RECORDS SHOWN Start Marker

int run_split_pipeline(sh_ctx *h, PairArgs &P) {
  const int ns = (int)h->shapes.size(), np = P.npairs;
  constexpr int WPB = 8;
  int rc;
  if ((rc = absorb_split_feedback(h))) return rc;
  try {
    h->pd.ensure((size_t)2 * np + 2); h->big_list.ensure(np + 1); h->slow_list.ensure(np + 1);
    h->pool_base.ensure(SH_MAX_SHAPES); h->pool_cap.ensure(SH_MAX_SHAPES); h->split_sc.ensure(1); h->eval_plan.ensure(1); h->split_flags.ensure(4);
  } catch (std::string &e) { return fail(h, e); }
  if (!h->h_pool_count) {
    CU(cudaMallocHost(&h->h_pool_count, 8 * sizeof(unsigned long long)));
    CU(cudaMallocHost(&h->h_split_sc, sizeof(SplitScalars)));
    CU(cudaMallocHost(&h->h_cache_invalid, 2 * sizeof(int)));
    CU(cudaEventCreateWithFlags(&h->ev_sc, cudaEventDisableTiming));
  }
  if ((int)h->h_pool_cap.size() != ns) {
    h->h_pool_cap.assign(ns, std::max<long long>(4096, (long long)np * 24 / std::max(1, ns) * 2));
  }
  auto tick = [&](int kind) -> int { return ev_tick(h, kind); };
  auto tock = [&]() { ev_tock(h); };
  const int use_bounds = (h->tune_variant & 2) ? 0 : 1;
  CacheArgs C;
  C.enabled = (h->tune_variant & (8 | 2)) ? 0 : 1;
  C.invalid = h->scalars.p + 3;
  if (C.enabled) {
    const int cur = h->cache_cur;
    try { h->cache_hot[cur].ensure((size_t)np + 2); h->cache_count.ensure(2); h->fresh_list.ensure((size_t)np + 2); }
    catch (std::string &e) { return fail(h, e); }
    double pc[3];
    for (int d = 0; d < 3; d++) pc[d] = (h->hi[d] < 1e29 && h->lo[d] > -1e29) ? 0.5 * (h->lo[d] + h->hi[d]) : 0.0;
    auto check_validity = [&]() -> int {
      double dmin = 1e300;
      for (auto &sh : h->shapes) dmin = std::min(dmin, sh.cache_delta[h->cache_level]);
      double rmaxg = 0;
      for (auto &sh : h->shapes) rmaxg = std::max(rmaxg, sh.rmax);
      const double rpair = 2.0 * rmaxg + 2.0 * h->skin;
      CU(cudaMemsetAsync(h->drift.p, 0, CACHE_FIT_N * sizeof(double), h->stream));
      cache_drift_kernel<<<cdiv(h->n, 256), 256, 0, h->stream>>>(view_all(h), pc[0], pc[1], pc[2], h->drift.p);
      cache_fit_solve_kernel<<<1, 32, 0, h->stream>>>(h->drift.p, h->drift.p + 32);
      cache_check_kernel<<<cdiv(h->n, 256), 256, 0, h->stream>>>(view_all(h), h->d_shapes.p, h->cache_level, 0.5 * dmin, h->drift.p + 32,
                                                                 pc[0], pc[1], pc[2], rpair, h->scalars.p + 3);
      h->kernel_launches += 3;
      return 0;
    };
    if (h->cache_state == CACHE_REMAP && h->cache_level + 1 < SH_CACHE_LEVELS && !(h->tune_variant & 32)) {
      const int nxt = 1 - cur;
      try { h->cache_hot[nxt].ensure((size_t)np + 2); h->cache_pool[nxt].ensure((size_t)h->cache_cap + 64); }
      catch (std::string &e) { return fail(h, e); }
      const int *amap = nullptr;
      if (h->carry) {
        try { h->amap.ensure((size_t)h->n + 2); } catch (std::string &e) { return fail(h, e); }
        const int nstay = h->dd.last_nstay, nown = (int)(h->n - h->nghost);
        CU(cudaMemsetAsync(h->drift.p + 64, 0, CACHE_FIT_N * sizeof(double), h->stream));
        const double le_doff = h->dd.le_rate * h->dd.glen[1] * (h->time - h->cache_time);
        dd_cache_map_kernel<<<cdiv(h->n, 256), 256, 0, h->stream>>>(view_all(h), h->d_tag.p, nown, nstay, h->dd.order.p, h->old_tag.p, h->old_c.p,
                                                                    h->old_stride, h->old_nown, h->old_n, h->ghost_hash.p, h->ghost_hash_size,
                                                                    0.25 * h->dd.G.rc * h->dd.G.rc, h->old_cc0.p, h->old_cq0.p, h->amap.p, h->dd.glen[1], le_doff,
                                                                    pc[0], pc[1], pc[2], h->drift.p + 64);
        cache_fit_solve_kernel<<<1, 32, 0, h->stream>>>(h->drift.p + 64, h->drift.p + 96);
        dd_cache_new_atoms_kernel<<<cdiv(h->n, 256), 256, 0, h->stream>>>(view_all(h), h->amap.p, h->drift.p + 96, pc[0], pc[1], pc[2]);
// ... 11 lines not shown
                                                                h->cache_pool[cur].p, C, h->fresh_list.p, h->split_flags.p + 3, amap);
      pair_cache_build_kernel<4><<<std::max(1, std::min(cdiv(np, 4), h->sm_count * 8)), 4 * 32, 0, h->stream>>>(P, C, h->fresh_list.p, h->split_flags.p + 3);
      tock();
      h->kernel_launches += 2;
      h->cache_cur = nxt; h->cache_state = CACHE_VALID; h->cache_remaps++;
    } else if (h->cache_state != CACHE_VALID) {
      if (h->cache_level_pin >= 0) h->cache_level = h->cache_level_pin;
      else if (h->cache_exhausted) {
        if (h->cache_age < 40 && h->cache_level < 1) h->cache_level++;
        else if (h->cache_age > 400 && h->cache_level > 0) h->cache_level--;
      }
      h->cache_exhausted = false;
      if (h->cache_cap < (long long)np * 48) h->cache_cap = (long long)np * 48;
      if (tick(4)) return -2;
      for (int attempt = 0;; attempt++) {
        if (attempt > 6) return fail(h, "candidate cache kept overflowing");
        try { h->cache_pool[cur].ensure((size_t)h->cache_cap + 64); } catch (std::string &e) { return fail(h, e); }
        CU(cudaMemsetAsync(h->cache_count.p, 0, 2 * sizeof(unsigned long long), h->stream));
        CU(cudaMemsetAsync(h->split_flags.p + 2, 0, sizeof(int), h->stream));
        C.pool = h->cache_pool[cur].p; C.hot = h->cache_hot[cur].p; C.count = h->cache_count.p;
        C.cap = h->cache_cap; C.overflow = h->split_flags.p + 2; C.level = h->cache_level;
        pair_cache_build_kernel<4><<<cdiv(np, 4), 4 * 32, 0, h->stream>>>(P, C, nullptr, nullptr);
        h->kernel_launches++;
        CU(cudaMemcpyAsync(h->h_pool_count, h->cache_count.p, sizeof(unsigned long long), cudaMemcpyDeviceToHost, h->stream));
        CU(cudaMemcpyAsync(h->h_pool_count + 1, h->split_flags.p + 2, sizeof(int), cudaMemcpyDeviceToHost, h->stream));
        CU(cudaStreamSynchronize(h->stream));
        if (*reinterpret_cast<const int *>(h->h_pool_count + 1) == 0) break;
        h->cache_cap = (long long)(h->h_pool_count[0] * 3 / 2) + 4096;
      }
      cache_origin_kernel<<<cdiv(h->n, 256), 256, 0, h->stream>>>(view_all(h));
      CU(cudaMemsetAsync(h->scalars.p + 3, 0, 2 * sizeof(int), h->stream));
      tock();
      h->kernel_launches++;
      h->cache_state = CACHE_VALID; h->cache_builds++; h->cache_age = 0; h->cache_epoch = h->atoms_epoch; h->cache_build_step = h->step_index;
      h->cache_time = h->time;
    } else {
      if ((rc = check_validity())) return rc;
    }
    h->cache_age++;
  }
  C.pool = h->cache_pool[h->cache_cur].p; C.hot = h->cache_hot[h->cache_cur].p; C.count = h->cache_count.p;
  C.cap = h->cache_cap; C.overflow = h->split_flags.p + 2; C.level = h->cache_level;
  std::vector<long long> base(ns);
  long long tot = 0;
  for (int s2 = 0; s2 < ns; s2++) { base[s2] = tot; tot += h->h_pool_cap[s2]; }
  if (h->h_in_cap < (long long)np * 2 + 4096) h->h_in_cap = (long long)np * 2 + 4096;
  if (h->h_in_cap > 0xfffffff0LL) h->h_in_cap = 0xfffffff0LL;
  try { h->pool.ensure((size_t)tot + 64); h->pool_flag.ensure((size_t)tot + 64); h->inpool.ensure((size_t)h->h_in_cap + 64); } catch (std::string &e) { return fail(h, e); }
  CU(cudaMemcpyAsync(h->pool_base.p, base.data(), ns * sizeof(long long), cudaMemcpyHostToDevice, h->stream));
  CU(cudaMemcpyAsync(h->pool_cap.p, h->h_pool_cap.data(), ns * sizeof(long long), cudaMemcpyHostToDevice, h->stream));
  CU(cudaMemsetAsync(h->split_sc.p, 0, sizeof(SplitScalars), h->stream));
  SplitArgs S;
  S.pool = h->pool.p; S.pool_flag = h->pool_flag.p; S.pool_base = h->pool_base.p; S.pool_cap = h->pool_cap.p; S.sc = h->split_sc.p;
  S.pd = h->pd.p; S.big_list = h->big_list.p; S.slow_list = h->slow_list.p; S.inpool = h->inpool.p; S.in_cap = h->h_in_cap;
  if (tick(0)) return -2;
  if (C.enabled) {
    const int cw = h->tune_cull_wpb > 0 ? h->tune_cull_wpb : 1;
    const int ppw = h->tune_cull_lpp == 32 ? 1 : 2;
    const int grid = cdiv(np, cw * ppw);
    ShapeLiteTable T{};
    for (int s2 = 0; s2 < ns && s2 < SH_MAX_SHAPES; s2++) {
      const DevShape &v = h->shape_host_view[s2];
      T.s[s2].pf4 = v.pf4; T.s[s2].cube_ul = v.cube_ul; T.s[s2].px = v.px; T.s[s2].py = v.py; T.s[s2].pz = v.pz;
      T.s[s2].cube_n = v.cube_n; T.s[s2].rmax = v.rmax; T.s[s2].rmax2 = v.rmax2; T.s[s2].rmin2 = v.rmin2;
    }
#define LAUNCH_CULL(W, L) pair_cull_cached_kernel<W, L><<<grid, W * 32, 0, h->stream>>>(P, S, C, use_bounds, T)
    if (ppw == 1) { if (cw == 1) LAUNCH_CULL(1, 32); else if (cw == 2) LAUNCH_CULL(2, 32); else if (cw == 8) LAUNCH_CULL(8, 32); else LAUNCH_CULL(4, 32); }
    else { if (cw == 1) LAUNCH_CULL(1, 16); else if (cw == 2) LAUNCH_CULL(2, 16); else if (cw == 8) LAUNCH_CULL(8, 16); else LAUNCH_CULL(4, 16); }
#undef LAUNCH_CULL
    h->kernel_launches++;
  }
  {
    constexpr int WW = 2;
    const int grid = std::max(1, std::min(cdiv(np, WW), h->sm_count * 16));
    pair_cull_window_kernel<WW><<<grid, WW * 32, 0, h->stream>>>(P, S, C, use_bounds);
    h->kernel_launches++;
  }
  tock();
  int maxT = 1;
  for (int s2 = 0; s2 < ns; s2++) maxT = std::max(maxT, h->shape_host_view[s2].nterms4 + 4);
  if (tick(1)) return -2;
  if (h->eval_pts == 2) rc = h->eval_occ == 3 ? launch_eval<WPB, 2, 3>(h, S, maxT) : launch_eval<WPB, 2, 4>(h, S, maxT);
  else rc = launch_eval<WPB, 4, 2>(h, S, maxT);
  if (rc) return rc;
  tock();
  h->eval_launches++;
  if (tick(2)) return -2;
  if (h->reduce_occ == 4) pair_reduce_kernel<4><<<cdiv(np, 128), 128, 0, h->stream>>>(P, S);
  else if (h->reduce_occ == 8) pair_reduce_kernel<8><<<cdiv(np, 128), 128, 0, h->stream>>>(P, S);
  else pair_reduce_kernel<6><<<cdiv(np, 128), 128, 0, h->stream>>>(P, S);
  tock();
  h->kernel_launches++;
  {
    PairArgs Pb = P;
    Pb.pair_list = h->big_list.p; Pb.npairs = np; Pb.npairs_dev = &h->split_sc.p->nbig; Pb.work_counter = &h->split_sc.p->deep_counter;
    if (tick(3)) return -2;
    rc = launch_fused(h, Pb, h->sm_count);
    if (rc) return rc;
    tock();
    h->kernel_launches++;
  }
  CU(cudaMemcpyAsync(h->h_split_sc, h->split_sc.p, sizeof(SplitScalars), cudaMemcpyDeviceToHost, h->stream));
  CU(cudaMemcpyAsync(h->h_cache_invalid, h->scalars.p + 3, 2 * sizeof(int), cudaMemcpyDeviceToHost, h->stream));
  CU(cudaEventRecord(h->ev_sc, h->stream));
  h->sc_pending = true; h->sc_nshape = ns;
  return 0;
}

RECORDS SHOWN End Marker

All lines of the data that hold "else" need to be copied.

    } else if (h->cache_state != CACHE_VALID) {
      else if (h->cache_exhausted) {
        else if (h->cache_age > 400 && h->cache_level > 0) h->cache_level--;
    } else {
    if (ppw == 1) { if (cw == 1) LAUNCH_CULL(1, 32); else if (cw == 2) LAUNCH_CULL(2, 32); else if (cw == 8) LAUNCH_CULL(8, 32); else LAUNCH_CULL(4, 32); }
    else { if (cw == 1) LAUNCH_CULL(1, 16); else if (cw == 2) LAUNCH_CULL(2, 16); else if (cw == 8) LAUNCH_CULL(8, 16); else LAUNCH_CULL(4, 16); }
  else rc = launch_eval<WPB, 4, 2>(h, S, maxT);
  else if (h->reduce_occ == 8) pair_reduce_kernel<8><<<cdiv(np, 128), 128, 0, h->stream>>>(P, S);
  else pair_reduce_kernel<6><<<cdiv(np, 128), 128, 0, h->stream>>>(P, S);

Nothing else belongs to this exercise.